2. Explore the Network
Brushing on the network unveils patterns of taxonomic composition and typical trajectories. You can also zoom into specific taxonomic annotations by applying filters.
3. Investigate Feature Details and Related Function Annotations
Delve into the feature table to examine the specifics of the features within the selected clusters. Explore additional related function annotations using the drop-down options. Click on the provided links to access online information about the items of interest. The interface encourages iterative exploration, enabling you to conduct multiple steps to answer specific questions, such as comparing pattern distributions between two functions or identifying functionally important community members metabolizing a feature of interest.

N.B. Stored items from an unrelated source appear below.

#ifndef TOPK_STAMP
#define TOPK_STAMP(i) do { } while (0)
#endif
#ifndef TOPK_WAVES_EU
#define TOPK_WAVES_EU(NQ) (NQ <= 58 ? 6 : NQ <= 72 ? 5 : 4), 8
#endif
#ifndef TOPK_WAVE_WG
#define TOPK_WAVE_WG 4
#endif
template <int NQ>
__global__ __launch_bounds__(64 * TOPK_WAVE_WG) __attribute__((amdgpu_waves_per_eu(TOPK_WAVES_EU(NQ)))) void topk_wave_kernel(
    const float *__restrict__ scores, long long ld, int nb, int n_items, const int *__restrict__ user_ids, const int *__restrict__ seen_ptr,
    const int *__restrict__ seen_idx, int K, int *__restrict__ top_ids, float *__restrict__ top_scores, const int *__restrict__ targets,
    int n_targets, float *__restrict__ target_score, int *__restrict__ target_rank)
{
    constexpr int NW = (NQ + 31) / 32;
    __shared__ unsigned bm_all[TOPK_WAVE_WG][NW * 64];
    __shared__ unsigned long long sel_all[TOPK_WAVE_WG][kMaxK + 4];
    const int lane = threadIdx.x & 63, w = __builtin_amdgcn_readfirstlane(threadIdx.x >> 6);
    const int b = (int)blockIdx.x * TOPK_WAVE_WG + w;
    if (b >= nb) return;
    TOPK_STAMP(0);
    unsigned *bm = bm_all[w];
    unsigned long long *sel = sel_all[w];
    unsigned *sel32 = reinterpret_cast<unsigned *>(sel_all[w]);
    const int hi = opaque(1);
    auto sel_put = [&](int slot, unsigned not_id, unsigned k) { sel32[2 * slot] = not_id; sel32[2 * slot + hi] = k; };
    const unsigned sel_base = (unsigned)reinterpret_cast<unsigned long long>(sel32);
    auto sel_put_at = [&](unsigned addr, unsigned not_id, unsigned k) {
// ... 51 lines not shown
            const int packed = wave_sum_i(c_gt + (c_eq << 16));
            int cnt = packed & 0xffff;
            const int n_eq = packed >> 16;
            const int self = (unsigned)tg < (unsigned)(NQ * 64) && !((bm[(tg >> 11) * 64 + (tg & 63)] >> ((tg >> 6) & 31)) & 1u) ? 1 : 0;
            if (n_eq > self && kt0 != 0u) {
                int ce = 0;
                const int lane_here = opaque(lane);
#pragma unroll
                for (int q = 0; q < NQ; ++q) {
                    ce += (key[q] == kt && lane_here + 64 * q < tg) ? 1 : 0;
                    if ((q & 7) == 7) __builtin_amdgcn_sched_barrier(0);
                }
                cnt += wave_sum_i(ce);
            }
            if (lane == 0) target_rank[(size_t)b * n_targets + t] = cnt;
        }
        TOPK_STAMP(4);
        unsigned m[4] = {0u, 0u, 0u, 0u};
#pragma unroll
        for (int q = 0; q < NQ; q += 8)
#pragma unroll
            for (int j = 0; j < 4; ++j) {
                if (q + 4 + j < NQ) m[j] = max(max(m[j], key[q + j]), key[q + 4 + j]);
                else if (q + j < NQ) m[j] = max(m[j], key[q + j]);
            }
        auto count_ge = [&](unsigned x) -> int {
            int c = 0;
#pragma unroll
            for (int j = 0; j < 4; ++j) c += __popcll(__ballot(m[j] >= x));
            return c;
// ... 51 lines not shown
            }
            const int n_gt = T == 0xffffffffu ? 0 : compact(T + 1u);
            const int need = K - n_gt;
            int before = 0;
#pragma unroll
            for (int q = 0; q < NQ; ++q) {
                const unsigned long long eq = __ballot(key[q] == T);
                const int pos = before + (int)__builtin_amdgcn_mbcnt_hi((unsigned)(eq >> 32), __builtin_amdgcn_mbcnt_lo((unsigned)eq, 0u));
                if (key[q] == T && pos < need) sel_put(n_gt + pos, ~(unsigned)lane - scalar_here(64 * q), T);
                before += __popcll(eq);
            }
            n_sel = K;
        }
        n_sel = __builtin_amdgcn_readfirstlane(n_sel);
        if (lane < 4) sel[n_sel + lane] = 0ULL;
        wave_lds_sync();
        TOPK_STAMP(6);
        unsigned long long mine[4];
        int rk[4] = {0, 0, 0, 0};
#pragma unroll
        for (int e = 0; e < 4; ++e) mine[e] = lane + 64 * e < n_sel ? sel[lane + 64 * e] : ~0ULL;
        auto rank_all = [&](auto ne) {
            constexpr int NE = decltype(ne)::value;
#pragma clang loop unroll(disable)
            for (int j = 0; j < n_sel; j += 4) {
                unsigned long long c[4];
#pragma unroll
                for (int i = 0; i < 4; ++i) c[i] = sel[j + i];
#pragma unroll
                for (int i = 0; i < 4; ++i)
// ... 15 lines not shown
            float sc = -INFINITY;
            if (k < n_sel) {
                const unsigned long long c = sel[k];
                id = (int)(~(unsigned)c);
                sc = key_score((unsigned)(c >> 32));
            }
            top_ids[(size_t)b * K + k] = id;
            top_scores[(size_t)b * K + k] = sc;
        }
        TOPK_STAMP(8);
    }
}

Related Visualization Outputs
The following visualizations are integrated into the dashboard, so there’s no need to run function for each plot individually. We’ve linked a stacked bar plot and a ribbon plot with the network to facilitate focus and context explorations. This setup helps in detecting similar longitudinal patterns and understanding their relationships.
Network Plot
The network plot is a powerful visualization tool that displays the relationships between different groups or features within your data. In MolPad, the network plot helps to identify clusters of features that share similar patterns, revealing underlying connections that might not be immediately obvious. By visualizing these connections, users can gain a clearer understanding of the structure within their data, making it easier to pinpoint significant associations and trends.
Stack Bar Plot
The stacked bar plot provides a detailed view of the composition of each cluster or group in your dataset. By stacking different categories on top of each other within a single bar, this plot allows for a quick comparison of relative proportions across multiple groups. This is particularly useful in microbiome experiments where understanding the distribution of taxa across different conditions or time points is crucial. The stacked bar plot makes it easy to see how these distributions change between experimental conditions, facilitating deeper insights.
Ribbon Plot
The ribbon plot is designed to visualize changes over time, making it an ideal tool for tracking longitudinal data. In MolPad, the ribbon plot illustrates how the abundance or expression levels of features vary across different time points or conditions. The smooth, flowing design of the ribbons helps to emphasize trends and patterns, enabling users to quickly identify periods of significant change or stability. This plot is particularly advantageous when comparing multiple groups, as it clearly shows overlapping trends and divergences, providing a comprehensive view of temporal dynamics in the data.